● ABOUT THIS EXERCISE:
Start the output with the opening line of the listing below and continue, reproducing each line exactly, up to and including the line that contains "const float v[8]".

● SOURCE MATERIAL:
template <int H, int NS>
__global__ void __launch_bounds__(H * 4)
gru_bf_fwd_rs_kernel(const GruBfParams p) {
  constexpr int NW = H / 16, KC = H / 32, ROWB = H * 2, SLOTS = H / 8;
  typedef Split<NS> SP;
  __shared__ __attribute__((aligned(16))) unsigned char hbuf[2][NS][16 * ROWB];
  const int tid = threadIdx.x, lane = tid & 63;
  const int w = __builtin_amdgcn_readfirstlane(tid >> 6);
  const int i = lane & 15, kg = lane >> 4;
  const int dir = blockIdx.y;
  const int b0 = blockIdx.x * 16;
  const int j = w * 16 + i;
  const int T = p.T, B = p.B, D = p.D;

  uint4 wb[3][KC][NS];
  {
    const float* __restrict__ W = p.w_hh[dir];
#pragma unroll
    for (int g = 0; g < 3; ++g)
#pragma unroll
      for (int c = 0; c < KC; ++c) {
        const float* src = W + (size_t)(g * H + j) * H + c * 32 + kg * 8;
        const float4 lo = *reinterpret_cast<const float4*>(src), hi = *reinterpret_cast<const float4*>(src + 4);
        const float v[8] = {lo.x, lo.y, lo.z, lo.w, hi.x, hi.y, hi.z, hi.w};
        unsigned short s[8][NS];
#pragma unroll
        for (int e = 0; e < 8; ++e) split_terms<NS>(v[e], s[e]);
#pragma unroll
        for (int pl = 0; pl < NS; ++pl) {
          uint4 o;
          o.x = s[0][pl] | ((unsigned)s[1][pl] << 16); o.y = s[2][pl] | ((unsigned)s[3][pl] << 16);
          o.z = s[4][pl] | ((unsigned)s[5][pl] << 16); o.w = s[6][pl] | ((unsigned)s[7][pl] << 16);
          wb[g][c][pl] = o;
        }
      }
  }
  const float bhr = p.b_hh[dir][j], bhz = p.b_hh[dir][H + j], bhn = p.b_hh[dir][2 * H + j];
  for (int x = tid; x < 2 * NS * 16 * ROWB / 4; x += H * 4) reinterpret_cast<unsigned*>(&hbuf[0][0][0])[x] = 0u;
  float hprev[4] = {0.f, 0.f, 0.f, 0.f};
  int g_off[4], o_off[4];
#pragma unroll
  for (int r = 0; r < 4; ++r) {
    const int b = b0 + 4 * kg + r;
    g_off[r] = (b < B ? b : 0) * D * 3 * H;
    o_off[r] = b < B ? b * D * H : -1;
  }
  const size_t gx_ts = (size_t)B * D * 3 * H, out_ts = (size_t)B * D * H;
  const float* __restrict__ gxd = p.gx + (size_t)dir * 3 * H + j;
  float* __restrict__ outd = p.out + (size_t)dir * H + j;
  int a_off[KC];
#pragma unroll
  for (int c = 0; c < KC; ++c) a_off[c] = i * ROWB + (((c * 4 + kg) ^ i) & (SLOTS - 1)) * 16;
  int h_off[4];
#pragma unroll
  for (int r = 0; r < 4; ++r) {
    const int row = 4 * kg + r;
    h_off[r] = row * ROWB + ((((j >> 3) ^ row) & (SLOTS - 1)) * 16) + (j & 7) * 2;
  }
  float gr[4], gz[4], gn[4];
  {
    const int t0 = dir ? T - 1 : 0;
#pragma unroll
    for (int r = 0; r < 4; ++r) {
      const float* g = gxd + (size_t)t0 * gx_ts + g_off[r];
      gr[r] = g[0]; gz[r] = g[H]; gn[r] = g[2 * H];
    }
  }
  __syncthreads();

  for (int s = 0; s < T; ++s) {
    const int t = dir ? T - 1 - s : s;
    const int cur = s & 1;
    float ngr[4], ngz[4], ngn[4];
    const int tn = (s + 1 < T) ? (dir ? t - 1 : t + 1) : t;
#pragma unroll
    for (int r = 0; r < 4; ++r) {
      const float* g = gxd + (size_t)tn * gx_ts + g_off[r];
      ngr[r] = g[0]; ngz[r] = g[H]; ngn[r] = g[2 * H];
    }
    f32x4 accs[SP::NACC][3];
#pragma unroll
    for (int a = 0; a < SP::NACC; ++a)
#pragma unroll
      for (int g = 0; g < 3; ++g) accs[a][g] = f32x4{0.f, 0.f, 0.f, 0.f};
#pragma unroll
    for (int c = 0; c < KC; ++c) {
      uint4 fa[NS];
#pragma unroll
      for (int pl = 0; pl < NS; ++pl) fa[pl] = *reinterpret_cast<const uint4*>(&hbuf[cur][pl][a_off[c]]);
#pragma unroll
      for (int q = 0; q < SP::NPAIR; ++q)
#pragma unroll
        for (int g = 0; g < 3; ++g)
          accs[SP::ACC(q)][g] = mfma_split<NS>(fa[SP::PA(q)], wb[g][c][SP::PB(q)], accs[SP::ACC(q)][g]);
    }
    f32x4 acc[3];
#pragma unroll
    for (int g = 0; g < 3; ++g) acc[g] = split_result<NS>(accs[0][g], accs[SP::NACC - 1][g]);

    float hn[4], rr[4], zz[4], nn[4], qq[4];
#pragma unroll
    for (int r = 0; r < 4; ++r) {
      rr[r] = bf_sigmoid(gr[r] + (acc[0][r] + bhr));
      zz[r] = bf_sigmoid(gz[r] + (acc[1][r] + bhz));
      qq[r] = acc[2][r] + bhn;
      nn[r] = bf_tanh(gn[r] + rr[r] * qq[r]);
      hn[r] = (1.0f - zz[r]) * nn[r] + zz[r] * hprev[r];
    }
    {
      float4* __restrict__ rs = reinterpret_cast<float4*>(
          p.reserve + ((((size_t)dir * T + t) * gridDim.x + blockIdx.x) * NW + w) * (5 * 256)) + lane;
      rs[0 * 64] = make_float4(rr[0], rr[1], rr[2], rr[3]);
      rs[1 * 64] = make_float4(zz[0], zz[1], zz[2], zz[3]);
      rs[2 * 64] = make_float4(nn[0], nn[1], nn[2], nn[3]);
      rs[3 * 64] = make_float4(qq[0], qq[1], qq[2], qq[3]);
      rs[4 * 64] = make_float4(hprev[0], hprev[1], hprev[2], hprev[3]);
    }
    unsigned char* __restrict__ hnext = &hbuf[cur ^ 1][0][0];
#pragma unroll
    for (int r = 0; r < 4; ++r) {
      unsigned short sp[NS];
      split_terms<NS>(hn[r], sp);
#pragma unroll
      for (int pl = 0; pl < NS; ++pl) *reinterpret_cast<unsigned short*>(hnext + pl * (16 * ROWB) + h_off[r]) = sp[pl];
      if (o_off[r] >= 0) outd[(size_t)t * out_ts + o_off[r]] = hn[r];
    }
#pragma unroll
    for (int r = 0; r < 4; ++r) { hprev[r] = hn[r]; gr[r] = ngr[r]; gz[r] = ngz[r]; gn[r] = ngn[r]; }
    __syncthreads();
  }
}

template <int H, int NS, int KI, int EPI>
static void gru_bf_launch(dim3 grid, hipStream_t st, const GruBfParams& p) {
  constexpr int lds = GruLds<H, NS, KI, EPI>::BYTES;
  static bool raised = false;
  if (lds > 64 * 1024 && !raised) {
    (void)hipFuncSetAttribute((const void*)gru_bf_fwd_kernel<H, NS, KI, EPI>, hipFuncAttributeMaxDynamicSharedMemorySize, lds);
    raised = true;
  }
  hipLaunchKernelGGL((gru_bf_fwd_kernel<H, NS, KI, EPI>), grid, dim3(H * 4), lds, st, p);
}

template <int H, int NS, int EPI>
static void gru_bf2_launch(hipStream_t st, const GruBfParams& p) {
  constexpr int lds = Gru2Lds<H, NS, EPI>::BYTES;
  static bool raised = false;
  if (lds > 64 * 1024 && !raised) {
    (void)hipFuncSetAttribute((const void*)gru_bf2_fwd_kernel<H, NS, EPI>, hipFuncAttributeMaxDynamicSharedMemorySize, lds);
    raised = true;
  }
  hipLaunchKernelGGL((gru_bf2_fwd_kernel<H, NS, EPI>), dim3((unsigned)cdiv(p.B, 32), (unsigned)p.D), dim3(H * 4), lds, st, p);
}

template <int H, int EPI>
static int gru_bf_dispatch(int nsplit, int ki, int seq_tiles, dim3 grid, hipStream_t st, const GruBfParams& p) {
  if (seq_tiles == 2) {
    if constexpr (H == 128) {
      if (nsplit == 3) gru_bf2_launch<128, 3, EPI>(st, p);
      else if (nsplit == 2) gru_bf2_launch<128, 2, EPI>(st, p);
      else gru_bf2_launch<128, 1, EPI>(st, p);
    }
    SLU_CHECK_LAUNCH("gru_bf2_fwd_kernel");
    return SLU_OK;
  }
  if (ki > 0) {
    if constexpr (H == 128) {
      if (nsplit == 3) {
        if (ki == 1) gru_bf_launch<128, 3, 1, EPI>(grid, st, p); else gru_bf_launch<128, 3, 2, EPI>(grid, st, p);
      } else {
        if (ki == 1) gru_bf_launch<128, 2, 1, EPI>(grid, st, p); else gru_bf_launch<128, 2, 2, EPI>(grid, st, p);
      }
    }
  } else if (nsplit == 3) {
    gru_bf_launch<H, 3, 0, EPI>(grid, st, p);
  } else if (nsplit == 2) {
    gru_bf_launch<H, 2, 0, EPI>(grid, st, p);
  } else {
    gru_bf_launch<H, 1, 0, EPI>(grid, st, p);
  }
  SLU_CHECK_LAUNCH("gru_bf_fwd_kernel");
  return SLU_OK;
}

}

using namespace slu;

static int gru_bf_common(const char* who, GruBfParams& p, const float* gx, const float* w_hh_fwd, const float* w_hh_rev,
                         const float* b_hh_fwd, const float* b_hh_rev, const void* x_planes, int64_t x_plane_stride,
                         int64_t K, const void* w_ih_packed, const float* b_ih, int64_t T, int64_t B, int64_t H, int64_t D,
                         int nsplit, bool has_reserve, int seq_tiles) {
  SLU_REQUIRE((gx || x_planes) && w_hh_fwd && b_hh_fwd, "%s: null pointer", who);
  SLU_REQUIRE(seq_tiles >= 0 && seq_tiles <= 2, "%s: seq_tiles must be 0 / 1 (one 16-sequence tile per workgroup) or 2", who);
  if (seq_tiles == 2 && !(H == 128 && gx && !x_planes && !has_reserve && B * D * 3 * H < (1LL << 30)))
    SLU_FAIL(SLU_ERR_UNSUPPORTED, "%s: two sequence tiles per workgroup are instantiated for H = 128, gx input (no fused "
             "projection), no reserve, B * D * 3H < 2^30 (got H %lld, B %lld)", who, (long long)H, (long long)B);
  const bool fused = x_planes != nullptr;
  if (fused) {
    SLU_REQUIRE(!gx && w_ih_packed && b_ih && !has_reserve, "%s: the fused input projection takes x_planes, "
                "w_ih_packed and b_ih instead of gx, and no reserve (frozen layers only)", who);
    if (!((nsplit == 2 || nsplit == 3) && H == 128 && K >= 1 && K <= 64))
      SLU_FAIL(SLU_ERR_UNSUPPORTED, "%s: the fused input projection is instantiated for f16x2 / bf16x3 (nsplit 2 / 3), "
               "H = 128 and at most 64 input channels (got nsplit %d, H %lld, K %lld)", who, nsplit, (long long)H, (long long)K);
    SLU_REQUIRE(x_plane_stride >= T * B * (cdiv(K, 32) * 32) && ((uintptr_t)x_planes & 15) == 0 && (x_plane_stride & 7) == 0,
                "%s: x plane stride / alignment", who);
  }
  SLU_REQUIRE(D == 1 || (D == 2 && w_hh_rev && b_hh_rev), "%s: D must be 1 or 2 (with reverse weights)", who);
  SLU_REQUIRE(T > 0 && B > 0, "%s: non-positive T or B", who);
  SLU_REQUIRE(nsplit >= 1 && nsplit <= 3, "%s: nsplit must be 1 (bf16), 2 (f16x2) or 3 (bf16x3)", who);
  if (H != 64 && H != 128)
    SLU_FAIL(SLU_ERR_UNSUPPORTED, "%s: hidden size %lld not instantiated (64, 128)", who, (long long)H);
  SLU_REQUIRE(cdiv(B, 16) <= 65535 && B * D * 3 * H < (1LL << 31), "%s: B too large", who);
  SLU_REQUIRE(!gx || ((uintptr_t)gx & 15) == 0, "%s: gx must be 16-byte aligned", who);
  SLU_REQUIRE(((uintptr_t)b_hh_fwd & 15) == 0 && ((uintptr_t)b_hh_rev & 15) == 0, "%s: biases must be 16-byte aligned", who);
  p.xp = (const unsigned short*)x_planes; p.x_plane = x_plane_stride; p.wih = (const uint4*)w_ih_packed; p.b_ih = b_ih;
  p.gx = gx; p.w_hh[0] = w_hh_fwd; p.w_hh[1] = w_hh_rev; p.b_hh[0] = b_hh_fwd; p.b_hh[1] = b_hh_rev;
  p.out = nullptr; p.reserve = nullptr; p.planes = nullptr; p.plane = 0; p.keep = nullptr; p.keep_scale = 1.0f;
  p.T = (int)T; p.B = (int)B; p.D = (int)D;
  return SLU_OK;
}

● RESPONSE:
template <int H, int NS>
__global__ void __launch_bounds__(H * 4)
gru_bf_fwd_rs_kernel(const GruBfParams p) {
  constexpr int NW = H / 16, KC = H / 32, ROWB = H * 2, SLOTS = H / 8;
  typedef Split<NS> SP;
  __shared__ __attribute__((aligned(16))) unsigned char hbuf[2][NS][16 * ROWB];
  const int tid = threadIdx.x, lane = tid & 63;
  const int w = __builtin_amdgcn_readfirstlane(tid >> 6);
  const int i = lane & 15, kg = lane >> 4;
  const int dir = blockIdx.y;
  const int b0 = blockIdx.x * 16;
  const int j = w * 16 + i;
  const int T = p.T, B = p.B, D = p.D;

  uint4 wb[3][KC][NS];
  {
    const float* __restrict__ W = p.w_hh[dir];
#pragma unroll
    for (int g = 0; g < 3; ++g)
#pragma unroll
      for (int c = 0; c < KC; ++c) {
        const float* src = W + (size_t)(g * H + j) * H + c * 32 + kg * 8;
        const float4 lo = *reinterpret_cast<const float4*>(src), hi = *reinterpret_cast<const float4*>(src + 4);
        const float v[8] = {lo.x, lo.y, lo.z, lo.w, hi.x, hi.y, hi.z, hi.w};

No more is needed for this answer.